*ASSIGNMENT*
Work out how many lines of the listing below contain the word "orphans". Respond with that number only.

*ENTRIES SHOWN*
• • • •

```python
class SpMVPlan:
    def __init__(self, num_rows, num_cols, indptr, indices, data, row_begin=0, row_end=None, flags=0):
        self.indptr = np.ascontiguousarray(indptr, dtype=np.uint32)
        self.indices = np.ascontiguousarray(indices, dtype=np.uint32)
        self.data = np.ascontiguousarray(data, dtype=np.float32)
        row_end = num_rows if row_end is None else row_end
        h = ctypes.c_void_p(0)
        check(lib().gl_spmv_plan_create_ex(ctypes.byref(h), num_rows, num_cols, _np_ptr(self.indptr),
                                           _np_ptr(self.indices), _np_ptr(self.data), row_begin, row_end,
                                           int(flags)))
        self.flags = int(flags)
        self.handle = h.value
        self.num_rows, self.num_cols, self.row_begin, self.row_end = num_rows, num_cols, row_begin, row_end
        self.indptr = self.indices = self.data = None

    def info(self):
        cached = getattr(self, "_info", None)
        if cached is not None:
            return dict(cached)
        d = _PlanDesc()
        check(lib().gl_spmv_plan_describe(ctypes.c_void_p(self.handle), ctypes.byref(d)))
        finite = ctypes.c_int(0)
        check(lib().gl_spmv_plan_values_finite(ctypes.c_void_p(self.handle), ctypes.byref(finite)))
        self._info = {"finite_values": bool(finite.value), "helper": ("gather", "spread", "self-hot", "none")[d.helper], "packed_columns": d.packed_columns,
                      "nnz": d.nnz, "device_bytes": d.device_bytes, "num_units": d.num_units, "blocks": d.blocks,
                      "segments": d.segments, "max_block_rows": d.max_block_rows, "groups": d.groups,
                      "hot_columns": d.hot_columns, "hot_nnz": d.hot_nnz, "mix": d.mix,
                      "layout": ("general", "pattern", "boolean", "reference-order")[d.layout]}
        return dict(self._info)

    def run(self, x, mask, y, op, zero, mask_type):
        check(lib().gl_spmv_run(ctypes.c_void_p(self.handle), _p(x), _p(mask), _p(y), int(op), float(zero),
                                int(mask_type)))

    def run_typed(self, x, mask, y, op, zero_bits, mask_type, val_type):
        check(lib().gl_spmv_run_typed(ctypes.c_void_p(self.handle), _p(x), _p(mask), _p(y), int(op), int(zero_bits), int(mask_type),
                                      int(val_type)))

    def chain(self, on):
        active = ctypes.c_int(0)
        check(lib().gl_spmv_plan_chain(ctypes.c_void_p(self.handle), 1 if on else 0, ctypes.byref(active)))
        return bool(active.value)

    def export(self, name):
        n = ctypes.c_size_t(0)
        check(lib().gl_spmv_plan_export(ctypes.c_void_p(self.handle), PLAN_ARRAYS[name], None, 0, ctypes.byref(n)))
        out = np.empty(n.value // 4, dtype=np.uint32)
        check(lib().gl_spmv_plan_export(ctypes.c_void_p(self.handle), PLAN_ARRAYS[name], _np_ptr(out), out.nbytes, ctypes.byref(n)))
        return out

    def bits_words(self):
        v = ctypes.c_uint64(0)
        check(lib().gl_spmv_plan_bits_words(ctypes.c_void_p(self.handle), ctypes.byref(v)))
        return v.value

    def bfs_pull_step(self, bits_in, bits_out, distance, level):
        check(lib().gl_bfs_pull_step(ctypes.c_void_p(self.handle), _p(bits_in), _p(bits_out), _p(distance), float(level)))

    def bfs_parents(self, distance, parent, orphans=None):
        check(lib().gl_bfs_parents(ctypes.c_void_p(self.handle), _p(distance), _p(parent), _p(orphans)))

    def bfs_parents_entries(self, distance, parent):
        v = ctypes.c_uint64(0)
        check(lib().gl_bfs_parents_entries(ctypes.c_void_p(self.handle), _p(distance), _p(parent), ctypes.byref(v)))
        return v.value

    def cc_labels(self, labels, count=None):
        check(lib().gl_cc_labels(ctypes.c_void_p(self.handle), _p(labels), _p(count)))

    def cc_hook(self, parent):
        check(lib().gl_cc_hook(ctypes.c_void_p(self.handle), _p(parent)))

    def tc_count(self, total, per_vertex=None):
# ... 516 lines not shown
```

graphlily_amd/csrc/gl_format.hip:

```cpp
#include <cstring>

#include "gl_spmv_plan.h"

#include <rocprim/rocprim.hpp>

namespace gl {

struct DevCsr {
    uint32_t row_begin = 0, row_end = 0;
    uint64_t nz0 = 0, nnz = 0;
    uint32_t *d_indptr = nullptr;
    uint32_t *d_indices = nullptr;
    uint32_t *d_data = nullptr;
    uint32_t *d_colbits = nullptr;
    uint32_t num_cols_colbits = 0;
};
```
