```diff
@@ -1698,6 +1696,40 @@
             if (done) cudaStreamWaitEvent(st, done, 0);
         }
     } join{st};
+    if (split) {
+        auto range = [&](uint32_t h0, uint32_t h1) {
+            ZstdParams R = Z;
+            R.jobs = (HufJob*)ctx->zjobs.p + h0;
+            R.list = b->d_huf_list + h0;
+            R.count = h1 - h0;
+            return R;
+        };
+        const ZstdParams Zs = range(0, mid), Zl = range(mid, b->n_huf);
+        cudaStream_t zs = ctx->zstream;
+        CU(cudaEventRecord(ctx->zev[0], st));
+        CU(cudaStreamWaitEvent(zs, ctx->zev[0], 0));
+        launch_zstd_prepare(Zl, zs);
+        cudaError_t e = cudaEventRecord(ctx->zev[1], zs);
+        if (e == cudaSuccess) join.done = ctx->zev[1];
+        CU(e);
+        launch_zstd_prepare(Zs, st);
+        launch_huf_decode(Zs, ctx->huf_ctas_per_sm, st);
+        count_launch(ctx, 3);
+        CU(cudaEventRecord(ctx->zev[2], st));
+        CU(cudaStreamWaitEvent(st, ctx->zev[1], 0));
+        launch_huf_decode(Zl, ctx->huf_ctas_per_sm, st);
+        count_launch(ctx);
+        if (b->needs_lit) {
+            CU(cudaStreamWaitEvent(zs, ctx->zev[2], 0));
+            launch_zstd_sequences(Zs, zs);
+            count_launch(ctx, 2);
+        }
+        e = cudaEventRecord(ctx->zev[3], zs);
+        if (e == cudaSuccess) join.done = ctx->zev[3];
+        CU(e);
+        CU(cudaStreamWaitEvent(st, ctx->zev[3], 0));
+    }
+    if (ctx->timing) CU(cudaEventRecord(ctx->ev[ST_DECODE], st));
     if (C > 1) {
         CU(cudaEventRecord(ctx->zev[0], st));
         CU(cudaStreamWaitEvent(ctx->zstream, ctx->zev[0], 0));
```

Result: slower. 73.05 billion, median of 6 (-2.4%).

• • • •

*EXERCISE SOLUTION*
2